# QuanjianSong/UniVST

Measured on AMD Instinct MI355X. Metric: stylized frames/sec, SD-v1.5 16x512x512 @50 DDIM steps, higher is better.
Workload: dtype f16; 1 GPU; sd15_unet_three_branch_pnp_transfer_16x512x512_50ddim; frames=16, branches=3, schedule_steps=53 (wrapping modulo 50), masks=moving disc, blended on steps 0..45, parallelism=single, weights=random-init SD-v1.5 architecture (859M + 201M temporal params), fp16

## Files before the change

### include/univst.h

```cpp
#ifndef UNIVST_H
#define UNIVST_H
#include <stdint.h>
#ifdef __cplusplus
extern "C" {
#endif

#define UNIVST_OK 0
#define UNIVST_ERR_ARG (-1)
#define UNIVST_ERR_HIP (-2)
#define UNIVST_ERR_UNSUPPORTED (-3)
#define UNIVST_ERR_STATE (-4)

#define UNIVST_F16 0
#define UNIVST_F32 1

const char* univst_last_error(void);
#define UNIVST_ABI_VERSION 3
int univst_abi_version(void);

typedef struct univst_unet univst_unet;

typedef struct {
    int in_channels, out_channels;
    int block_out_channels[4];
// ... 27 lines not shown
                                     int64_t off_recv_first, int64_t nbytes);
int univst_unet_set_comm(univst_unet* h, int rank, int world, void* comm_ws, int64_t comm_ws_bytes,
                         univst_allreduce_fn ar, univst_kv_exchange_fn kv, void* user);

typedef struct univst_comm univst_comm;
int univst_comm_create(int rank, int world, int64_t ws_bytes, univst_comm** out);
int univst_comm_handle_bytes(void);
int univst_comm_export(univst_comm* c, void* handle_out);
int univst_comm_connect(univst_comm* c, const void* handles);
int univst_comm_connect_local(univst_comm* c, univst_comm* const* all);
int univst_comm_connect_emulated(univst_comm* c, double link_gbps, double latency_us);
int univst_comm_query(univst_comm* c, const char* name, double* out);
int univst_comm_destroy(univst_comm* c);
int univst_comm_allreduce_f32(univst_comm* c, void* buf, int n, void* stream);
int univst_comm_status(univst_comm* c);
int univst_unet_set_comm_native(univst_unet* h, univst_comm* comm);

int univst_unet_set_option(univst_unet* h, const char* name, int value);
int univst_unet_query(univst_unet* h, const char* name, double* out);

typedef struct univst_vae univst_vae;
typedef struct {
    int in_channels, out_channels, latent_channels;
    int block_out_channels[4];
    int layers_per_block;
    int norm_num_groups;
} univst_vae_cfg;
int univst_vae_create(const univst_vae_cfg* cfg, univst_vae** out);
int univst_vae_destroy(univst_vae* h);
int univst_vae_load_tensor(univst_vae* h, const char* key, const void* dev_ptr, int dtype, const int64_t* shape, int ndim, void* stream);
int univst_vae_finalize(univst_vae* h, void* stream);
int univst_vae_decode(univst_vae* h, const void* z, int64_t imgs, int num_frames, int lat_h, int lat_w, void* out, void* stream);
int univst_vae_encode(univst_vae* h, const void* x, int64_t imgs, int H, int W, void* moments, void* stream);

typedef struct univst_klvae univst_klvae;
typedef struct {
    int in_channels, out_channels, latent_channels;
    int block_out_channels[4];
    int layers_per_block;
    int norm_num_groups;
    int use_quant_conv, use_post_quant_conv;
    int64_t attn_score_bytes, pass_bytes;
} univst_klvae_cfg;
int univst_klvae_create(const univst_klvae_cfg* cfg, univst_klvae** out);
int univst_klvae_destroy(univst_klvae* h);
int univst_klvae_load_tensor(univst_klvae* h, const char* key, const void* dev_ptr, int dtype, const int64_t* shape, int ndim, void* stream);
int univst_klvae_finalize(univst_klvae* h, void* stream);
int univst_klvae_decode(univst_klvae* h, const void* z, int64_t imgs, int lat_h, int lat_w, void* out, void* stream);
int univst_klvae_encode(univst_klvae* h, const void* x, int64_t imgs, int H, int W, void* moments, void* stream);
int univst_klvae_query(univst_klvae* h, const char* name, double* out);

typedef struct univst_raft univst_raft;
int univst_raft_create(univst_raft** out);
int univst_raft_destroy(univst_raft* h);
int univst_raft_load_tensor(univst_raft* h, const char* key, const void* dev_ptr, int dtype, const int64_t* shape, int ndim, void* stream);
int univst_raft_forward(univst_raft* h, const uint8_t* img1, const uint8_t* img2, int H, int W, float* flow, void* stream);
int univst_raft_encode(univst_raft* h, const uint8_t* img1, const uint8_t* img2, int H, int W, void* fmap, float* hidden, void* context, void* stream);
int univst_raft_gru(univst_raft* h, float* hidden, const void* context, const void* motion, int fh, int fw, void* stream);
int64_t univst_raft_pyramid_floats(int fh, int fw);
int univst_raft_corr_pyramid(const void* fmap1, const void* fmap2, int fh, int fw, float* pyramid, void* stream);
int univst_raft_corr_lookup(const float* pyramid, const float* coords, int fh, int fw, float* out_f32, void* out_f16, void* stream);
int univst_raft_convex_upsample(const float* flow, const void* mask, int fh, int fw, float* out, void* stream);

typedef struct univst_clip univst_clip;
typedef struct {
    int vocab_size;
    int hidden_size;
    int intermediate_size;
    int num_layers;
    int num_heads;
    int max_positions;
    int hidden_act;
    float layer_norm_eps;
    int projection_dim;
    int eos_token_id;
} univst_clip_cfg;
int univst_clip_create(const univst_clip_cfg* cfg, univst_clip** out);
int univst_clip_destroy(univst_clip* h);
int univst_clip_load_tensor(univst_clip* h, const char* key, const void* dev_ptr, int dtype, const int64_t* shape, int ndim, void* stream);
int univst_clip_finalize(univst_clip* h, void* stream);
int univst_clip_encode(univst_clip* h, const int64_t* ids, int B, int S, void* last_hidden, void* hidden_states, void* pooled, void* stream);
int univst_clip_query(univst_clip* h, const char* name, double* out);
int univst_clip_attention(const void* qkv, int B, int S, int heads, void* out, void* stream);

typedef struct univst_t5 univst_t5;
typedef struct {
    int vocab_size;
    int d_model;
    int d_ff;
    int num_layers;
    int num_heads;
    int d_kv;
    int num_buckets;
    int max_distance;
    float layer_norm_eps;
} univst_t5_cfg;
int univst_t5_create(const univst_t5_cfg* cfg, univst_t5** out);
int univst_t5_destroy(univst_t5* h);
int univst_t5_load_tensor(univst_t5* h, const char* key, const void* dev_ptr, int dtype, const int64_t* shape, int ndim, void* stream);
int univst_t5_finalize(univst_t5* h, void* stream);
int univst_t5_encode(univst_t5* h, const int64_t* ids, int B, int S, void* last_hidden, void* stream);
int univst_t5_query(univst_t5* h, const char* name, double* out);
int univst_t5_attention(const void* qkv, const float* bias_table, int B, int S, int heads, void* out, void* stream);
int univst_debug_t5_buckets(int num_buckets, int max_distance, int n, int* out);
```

:::

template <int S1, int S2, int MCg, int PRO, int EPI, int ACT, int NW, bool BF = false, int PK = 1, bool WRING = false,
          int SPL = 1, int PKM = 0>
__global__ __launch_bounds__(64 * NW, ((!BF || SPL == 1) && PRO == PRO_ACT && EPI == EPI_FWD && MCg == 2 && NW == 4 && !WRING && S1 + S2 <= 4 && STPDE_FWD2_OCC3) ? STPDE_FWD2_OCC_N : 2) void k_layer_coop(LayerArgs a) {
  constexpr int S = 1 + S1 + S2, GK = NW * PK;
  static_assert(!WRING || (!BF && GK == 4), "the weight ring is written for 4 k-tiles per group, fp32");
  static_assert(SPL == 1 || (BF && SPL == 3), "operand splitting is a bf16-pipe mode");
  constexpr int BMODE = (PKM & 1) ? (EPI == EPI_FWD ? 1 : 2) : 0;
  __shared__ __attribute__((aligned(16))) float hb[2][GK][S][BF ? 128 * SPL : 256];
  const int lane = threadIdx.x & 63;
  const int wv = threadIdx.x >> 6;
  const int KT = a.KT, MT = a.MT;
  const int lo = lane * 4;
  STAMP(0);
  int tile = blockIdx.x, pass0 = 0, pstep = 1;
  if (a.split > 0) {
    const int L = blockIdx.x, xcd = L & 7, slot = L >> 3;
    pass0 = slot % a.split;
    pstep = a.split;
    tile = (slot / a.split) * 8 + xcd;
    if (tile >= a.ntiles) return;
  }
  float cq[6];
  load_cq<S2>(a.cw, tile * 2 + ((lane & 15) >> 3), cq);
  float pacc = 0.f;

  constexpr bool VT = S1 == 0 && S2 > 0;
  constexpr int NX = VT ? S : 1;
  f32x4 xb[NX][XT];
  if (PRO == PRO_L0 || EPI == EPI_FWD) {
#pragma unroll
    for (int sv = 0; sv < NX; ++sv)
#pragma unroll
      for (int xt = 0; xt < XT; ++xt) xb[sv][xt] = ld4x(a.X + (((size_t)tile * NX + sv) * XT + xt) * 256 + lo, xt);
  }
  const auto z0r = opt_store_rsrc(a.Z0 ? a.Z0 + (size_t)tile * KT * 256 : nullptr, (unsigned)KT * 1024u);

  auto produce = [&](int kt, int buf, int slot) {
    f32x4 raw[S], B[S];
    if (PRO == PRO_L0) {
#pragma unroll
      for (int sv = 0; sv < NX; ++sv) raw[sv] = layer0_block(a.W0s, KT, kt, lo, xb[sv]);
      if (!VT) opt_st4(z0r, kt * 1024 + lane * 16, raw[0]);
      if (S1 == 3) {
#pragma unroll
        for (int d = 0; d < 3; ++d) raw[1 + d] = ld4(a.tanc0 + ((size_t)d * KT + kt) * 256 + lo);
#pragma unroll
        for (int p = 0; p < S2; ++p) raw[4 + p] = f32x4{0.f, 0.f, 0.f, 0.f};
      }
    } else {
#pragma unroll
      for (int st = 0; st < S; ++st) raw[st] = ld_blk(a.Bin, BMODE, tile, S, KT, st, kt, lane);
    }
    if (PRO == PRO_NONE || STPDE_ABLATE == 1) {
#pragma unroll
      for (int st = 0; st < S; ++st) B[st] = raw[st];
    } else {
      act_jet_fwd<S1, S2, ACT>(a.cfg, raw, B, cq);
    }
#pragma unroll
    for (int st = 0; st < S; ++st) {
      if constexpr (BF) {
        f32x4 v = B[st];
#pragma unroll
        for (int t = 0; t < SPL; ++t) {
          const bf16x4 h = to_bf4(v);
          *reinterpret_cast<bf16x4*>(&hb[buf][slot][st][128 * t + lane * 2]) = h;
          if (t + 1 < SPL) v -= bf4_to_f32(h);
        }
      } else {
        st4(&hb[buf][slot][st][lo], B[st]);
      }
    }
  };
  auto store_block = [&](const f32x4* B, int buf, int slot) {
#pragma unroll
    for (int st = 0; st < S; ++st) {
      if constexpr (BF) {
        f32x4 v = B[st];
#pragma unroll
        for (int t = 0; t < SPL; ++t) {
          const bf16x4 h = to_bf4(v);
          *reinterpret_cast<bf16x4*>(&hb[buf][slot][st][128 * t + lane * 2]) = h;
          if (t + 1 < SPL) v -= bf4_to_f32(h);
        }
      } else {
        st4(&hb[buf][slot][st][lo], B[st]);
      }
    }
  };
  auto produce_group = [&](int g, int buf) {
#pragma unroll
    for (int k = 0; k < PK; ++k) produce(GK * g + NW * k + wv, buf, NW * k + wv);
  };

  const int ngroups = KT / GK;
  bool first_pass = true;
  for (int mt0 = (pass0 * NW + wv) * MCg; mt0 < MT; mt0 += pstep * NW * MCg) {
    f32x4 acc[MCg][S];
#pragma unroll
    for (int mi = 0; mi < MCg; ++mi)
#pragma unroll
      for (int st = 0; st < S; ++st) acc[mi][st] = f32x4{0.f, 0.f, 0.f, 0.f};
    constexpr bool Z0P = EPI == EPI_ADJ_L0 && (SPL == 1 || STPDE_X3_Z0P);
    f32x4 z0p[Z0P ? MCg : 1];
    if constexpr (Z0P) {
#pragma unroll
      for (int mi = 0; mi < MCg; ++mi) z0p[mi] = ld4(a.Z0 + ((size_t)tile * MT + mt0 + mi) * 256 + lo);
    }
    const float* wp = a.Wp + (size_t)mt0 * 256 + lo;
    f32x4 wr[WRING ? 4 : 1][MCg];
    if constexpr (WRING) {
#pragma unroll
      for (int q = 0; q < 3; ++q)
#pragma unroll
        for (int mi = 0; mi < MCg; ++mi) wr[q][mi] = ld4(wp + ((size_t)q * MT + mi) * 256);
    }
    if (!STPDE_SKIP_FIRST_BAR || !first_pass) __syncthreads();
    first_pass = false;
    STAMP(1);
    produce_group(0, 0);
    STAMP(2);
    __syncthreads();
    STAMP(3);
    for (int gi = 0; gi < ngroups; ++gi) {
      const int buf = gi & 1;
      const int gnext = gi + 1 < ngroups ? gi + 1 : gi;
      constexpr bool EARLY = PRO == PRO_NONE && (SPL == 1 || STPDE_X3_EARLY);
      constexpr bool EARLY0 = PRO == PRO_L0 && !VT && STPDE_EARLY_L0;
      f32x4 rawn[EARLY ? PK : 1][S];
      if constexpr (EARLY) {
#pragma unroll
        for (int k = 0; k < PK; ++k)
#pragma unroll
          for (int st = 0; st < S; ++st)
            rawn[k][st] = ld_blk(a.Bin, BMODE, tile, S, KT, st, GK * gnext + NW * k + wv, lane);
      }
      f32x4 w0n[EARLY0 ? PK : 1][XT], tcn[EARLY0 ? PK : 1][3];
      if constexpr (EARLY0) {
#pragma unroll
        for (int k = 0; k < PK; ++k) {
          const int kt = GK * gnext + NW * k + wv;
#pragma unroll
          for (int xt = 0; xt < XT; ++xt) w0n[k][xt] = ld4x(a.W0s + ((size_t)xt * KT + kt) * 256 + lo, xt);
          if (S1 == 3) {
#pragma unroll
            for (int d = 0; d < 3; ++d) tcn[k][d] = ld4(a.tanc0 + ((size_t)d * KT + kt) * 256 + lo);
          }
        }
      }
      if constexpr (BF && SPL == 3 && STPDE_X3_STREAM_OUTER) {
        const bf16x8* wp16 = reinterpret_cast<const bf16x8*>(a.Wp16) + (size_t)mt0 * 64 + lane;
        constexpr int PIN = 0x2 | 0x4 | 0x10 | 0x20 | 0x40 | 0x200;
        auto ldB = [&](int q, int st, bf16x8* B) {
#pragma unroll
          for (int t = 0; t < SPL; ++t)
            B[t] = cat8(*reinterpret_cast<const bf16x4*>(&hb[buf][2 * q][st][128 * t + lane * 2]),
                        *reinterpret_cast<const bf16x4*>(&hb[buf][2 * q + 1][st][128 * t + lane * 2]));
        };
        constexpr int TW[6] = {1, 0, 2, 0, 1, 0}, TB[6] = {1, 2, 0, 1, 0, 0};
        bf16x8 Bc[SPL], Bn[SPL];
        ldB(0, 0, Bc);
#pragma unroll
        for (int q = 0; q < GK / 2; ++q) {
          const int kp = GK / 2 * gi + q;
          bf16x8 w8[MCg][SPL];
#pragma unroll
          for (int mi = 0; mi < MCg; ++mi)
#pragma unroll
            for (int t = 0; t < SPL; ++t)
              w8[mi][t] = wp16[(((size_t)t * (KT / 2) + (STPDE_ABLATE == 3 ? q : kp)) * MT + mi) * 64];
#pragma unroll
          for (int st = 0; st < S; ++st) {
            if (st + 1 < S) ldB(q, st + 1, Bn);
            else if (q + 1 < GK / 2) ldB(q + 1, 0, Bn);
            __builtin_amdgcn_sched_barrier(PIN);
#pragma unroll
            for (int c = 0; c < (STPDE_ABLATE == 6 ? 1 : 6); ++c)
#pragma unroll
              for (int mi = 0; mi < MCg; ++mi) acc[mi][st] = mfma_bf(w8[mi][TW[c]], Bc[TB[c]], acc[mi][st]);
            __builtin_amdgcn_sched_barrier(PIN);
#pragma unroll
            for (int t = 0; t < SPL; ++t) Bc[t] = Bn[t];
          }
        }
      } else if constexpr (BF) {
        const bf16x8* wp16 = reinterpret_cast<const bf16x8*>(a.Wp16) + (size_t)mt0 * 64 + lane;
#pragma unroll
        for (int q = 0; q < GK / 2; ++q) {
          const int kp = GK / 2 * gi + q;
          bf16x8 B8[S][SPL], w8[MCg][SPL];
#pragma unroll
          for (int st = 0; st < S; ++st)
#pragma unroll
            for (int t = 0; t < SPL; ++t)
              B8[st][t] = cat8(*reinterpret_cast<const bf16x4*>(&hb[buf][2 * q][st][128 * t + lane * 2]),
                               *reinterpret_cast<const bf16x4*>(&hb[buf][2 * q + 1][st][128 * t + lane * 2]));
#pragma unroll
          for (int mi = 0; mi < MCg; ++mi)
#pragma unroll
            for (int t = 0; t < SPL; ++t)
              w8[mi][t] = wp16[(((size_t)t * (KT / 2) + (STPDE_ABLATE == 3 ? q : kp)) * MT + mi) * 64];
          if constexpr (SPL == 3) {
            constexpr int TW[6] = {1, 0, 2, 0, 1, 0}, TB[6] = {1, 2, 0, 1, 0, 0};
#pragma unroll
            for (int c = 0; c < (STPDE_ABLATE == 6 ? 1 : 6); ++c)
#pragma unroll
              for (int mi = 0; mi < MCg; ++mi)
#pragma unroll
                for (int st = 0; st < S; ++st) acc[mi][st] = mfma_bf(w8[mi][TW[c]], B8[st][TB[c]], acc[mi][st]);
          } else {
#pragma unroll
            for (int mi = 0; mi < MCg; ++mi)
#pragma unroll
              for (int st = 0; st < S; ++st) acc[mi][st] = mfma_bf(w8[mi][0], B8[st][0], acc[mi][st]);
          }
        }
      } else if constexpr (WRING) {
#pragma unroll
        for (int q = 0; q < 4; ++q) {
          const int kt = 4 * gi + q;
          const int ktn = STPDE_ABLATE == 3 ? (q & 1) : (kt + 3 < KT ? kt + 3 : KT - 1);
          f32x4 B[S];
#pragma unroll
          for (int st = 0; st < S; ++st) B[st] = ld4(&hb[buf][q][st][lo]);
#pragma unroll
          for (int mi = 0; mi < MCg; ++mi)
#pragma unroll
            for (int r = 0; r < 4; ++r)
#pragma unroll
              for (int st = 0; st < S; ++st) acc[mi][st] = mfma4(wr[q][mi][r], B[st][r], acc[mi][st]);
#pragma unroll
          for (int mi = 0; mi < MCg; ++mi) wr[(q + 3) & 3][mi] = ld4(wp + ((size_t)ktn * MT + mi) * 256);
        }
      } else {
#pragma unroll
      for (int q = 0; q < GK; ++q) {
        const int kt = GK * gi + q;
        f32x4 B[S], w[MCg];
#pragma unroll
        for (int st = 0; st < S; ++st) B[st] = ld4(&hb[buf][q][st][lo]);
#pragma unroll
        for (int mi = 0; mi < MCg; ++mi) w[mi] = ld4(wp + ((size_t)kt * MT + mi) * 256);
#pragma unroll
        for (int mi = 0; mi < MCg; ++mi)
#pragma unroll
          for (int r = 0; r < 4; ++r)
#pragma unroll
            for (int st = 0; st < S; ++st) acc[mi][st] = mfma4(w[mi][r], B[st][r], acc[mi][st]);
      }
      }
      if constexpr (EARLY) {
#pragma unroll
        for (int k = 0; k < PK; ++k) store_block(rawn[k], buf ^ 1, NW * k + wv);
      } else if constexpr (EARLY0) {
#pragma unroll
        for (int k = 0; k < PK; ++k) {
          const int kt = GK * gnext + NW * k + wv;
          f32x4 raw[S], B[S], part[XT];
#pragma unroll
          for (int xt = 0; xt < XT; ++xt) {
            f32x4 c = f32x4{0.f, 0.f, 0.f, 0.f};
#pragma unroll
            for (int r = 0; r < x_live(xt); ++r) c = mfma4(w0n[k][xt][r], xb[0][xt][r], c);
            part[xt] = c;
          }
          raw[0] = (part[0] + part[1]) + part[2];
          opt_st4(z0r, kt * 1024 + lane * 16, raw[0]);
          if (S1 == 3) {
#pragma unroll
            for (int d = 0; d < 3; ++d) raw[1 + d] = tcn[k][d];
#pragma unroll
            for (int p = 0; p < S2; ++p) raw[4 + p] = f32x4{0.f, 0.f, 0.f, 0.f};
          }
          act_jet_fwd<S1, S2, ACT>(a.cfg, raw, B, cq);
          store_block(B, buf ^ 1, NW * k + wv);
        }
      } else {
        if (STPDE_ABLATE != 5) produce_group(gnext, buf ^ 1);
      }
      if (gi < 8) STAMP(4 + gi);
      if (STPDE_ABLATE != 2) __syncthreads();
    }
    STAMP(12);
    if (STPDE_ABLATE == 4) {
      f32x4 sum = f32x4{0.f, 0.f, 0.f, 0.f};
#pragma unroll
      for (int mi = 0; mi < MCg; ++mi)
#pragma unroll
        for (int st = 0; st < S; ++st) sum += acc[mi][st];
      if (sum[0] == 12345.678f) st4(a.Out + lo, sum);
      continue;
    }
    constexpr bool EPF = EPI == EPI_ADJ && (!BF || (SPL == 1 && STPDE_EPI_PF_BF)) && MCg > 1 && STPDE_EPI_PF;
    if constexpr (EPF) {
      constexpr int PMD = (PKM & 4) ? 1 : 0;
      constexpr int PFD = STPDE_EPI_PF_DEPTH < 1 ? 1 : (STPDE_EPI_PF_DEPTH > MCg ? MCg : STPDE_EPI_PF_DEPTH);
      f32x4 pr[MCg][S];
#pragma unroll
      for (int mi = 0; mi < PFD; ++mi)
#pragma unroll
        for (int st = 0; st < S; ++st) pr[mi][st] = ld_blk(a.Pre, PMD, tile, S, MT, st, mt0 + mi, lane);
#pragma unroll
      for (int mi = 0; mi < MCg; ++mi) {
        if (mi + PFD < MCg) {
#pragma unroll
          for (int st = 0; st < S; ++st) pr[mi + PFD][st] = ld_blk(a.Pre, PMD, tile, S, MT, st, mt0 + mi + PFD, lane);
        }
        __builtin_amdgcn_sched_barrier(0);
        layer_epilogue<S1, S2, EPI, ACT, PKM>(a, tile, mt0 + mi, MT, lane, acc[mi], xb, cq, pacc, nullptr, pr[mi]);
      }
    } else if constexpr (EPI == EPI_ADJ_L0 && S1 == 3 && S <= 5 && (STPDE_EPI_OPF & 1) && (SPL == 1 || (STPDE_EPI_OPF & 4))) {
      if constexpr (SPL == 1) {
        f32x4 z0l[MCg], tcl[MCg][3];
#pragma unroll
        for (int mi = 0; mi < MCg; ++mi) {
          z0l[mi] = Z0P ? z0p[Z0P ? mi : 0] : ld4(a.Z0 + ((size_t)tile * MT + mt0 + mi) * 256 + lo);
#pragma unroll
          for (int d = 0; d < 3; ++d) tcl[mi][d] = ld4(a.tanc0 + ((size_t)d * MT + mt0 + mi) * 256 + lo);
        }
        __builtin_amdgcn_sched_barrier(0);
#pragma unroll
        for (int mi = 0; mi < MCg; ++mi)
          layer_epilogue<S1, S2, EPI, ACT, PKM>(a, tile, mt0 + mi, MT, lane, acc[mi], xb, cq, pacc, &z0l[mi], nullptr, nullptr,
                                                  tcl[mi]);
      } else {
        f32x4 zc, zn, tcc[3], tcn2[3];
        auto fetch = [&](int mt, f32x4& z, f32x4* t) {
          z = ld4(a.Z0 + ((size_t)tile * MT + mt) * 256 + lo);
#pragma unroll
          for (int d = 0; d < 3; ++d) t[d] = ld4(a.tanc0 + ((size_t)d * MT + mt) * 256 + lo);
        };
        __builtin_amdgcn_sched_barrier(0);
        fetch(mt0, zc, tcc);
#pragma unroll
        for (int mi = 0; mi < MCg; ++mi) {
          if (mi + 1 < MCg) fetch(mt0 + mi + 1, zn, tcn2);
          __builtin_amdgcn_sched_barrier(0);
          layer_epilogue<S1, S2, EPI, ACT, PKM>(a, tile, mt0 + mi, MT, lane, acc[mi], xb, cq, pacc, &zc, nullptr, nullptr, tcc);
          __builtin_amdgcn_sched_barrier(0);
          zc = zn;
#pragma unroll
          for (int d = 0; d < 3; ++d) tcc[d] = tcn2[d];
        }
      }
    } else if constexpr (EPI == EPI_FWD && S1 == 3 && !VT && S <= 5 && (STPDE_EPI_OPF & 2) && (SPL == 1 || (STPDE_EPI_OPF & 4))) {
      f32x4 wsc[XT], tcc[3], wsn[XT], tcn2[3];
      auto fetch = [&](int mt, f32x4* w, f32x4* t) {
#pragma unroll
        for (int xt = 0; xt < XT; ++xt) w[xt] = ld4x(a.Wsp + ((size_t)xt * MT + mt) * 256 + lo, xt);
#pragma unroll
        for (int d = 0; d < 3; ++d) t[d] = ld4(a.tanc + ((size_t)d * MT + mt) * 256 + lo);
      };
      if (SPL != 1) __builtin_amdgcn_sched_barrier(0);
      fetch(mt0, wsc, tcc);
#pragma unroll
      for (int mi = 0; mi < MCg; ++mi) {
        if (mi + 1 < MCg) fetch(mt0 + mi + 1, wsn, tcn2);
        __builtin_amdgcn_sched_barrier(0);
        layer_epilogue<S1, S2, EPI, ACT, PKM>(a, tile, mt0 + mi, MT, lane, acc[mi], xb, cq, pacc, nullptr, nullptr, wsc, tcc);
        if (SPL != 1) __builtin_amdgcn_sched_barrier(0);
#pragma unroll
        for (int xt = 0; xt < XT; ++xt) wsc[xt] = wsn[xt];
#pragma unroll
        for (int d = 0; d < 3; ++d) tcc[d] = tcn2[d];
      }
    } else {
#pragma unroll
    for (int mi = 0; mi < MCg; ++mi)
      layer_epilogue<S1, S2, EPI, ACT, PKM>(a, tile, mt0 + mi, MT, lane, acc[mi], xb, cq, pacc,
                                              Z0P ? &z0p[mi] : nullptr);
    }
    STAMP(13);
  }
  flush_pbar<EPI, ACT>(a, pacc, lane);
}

:::

*Task brief*: Look above for the line with "# QuanjianSong/UniVST" and the line with "Measured on AMD"; transcribe both and all lines in between, exactly, and nothing else.

*Problem solution*:
# QuanjianSong/UniVST

Measured on AMD Instinct MI355X. Metric: stylized frames/sec, SD-v1.5 16x512x512 @50 DDIM steps, higher is better.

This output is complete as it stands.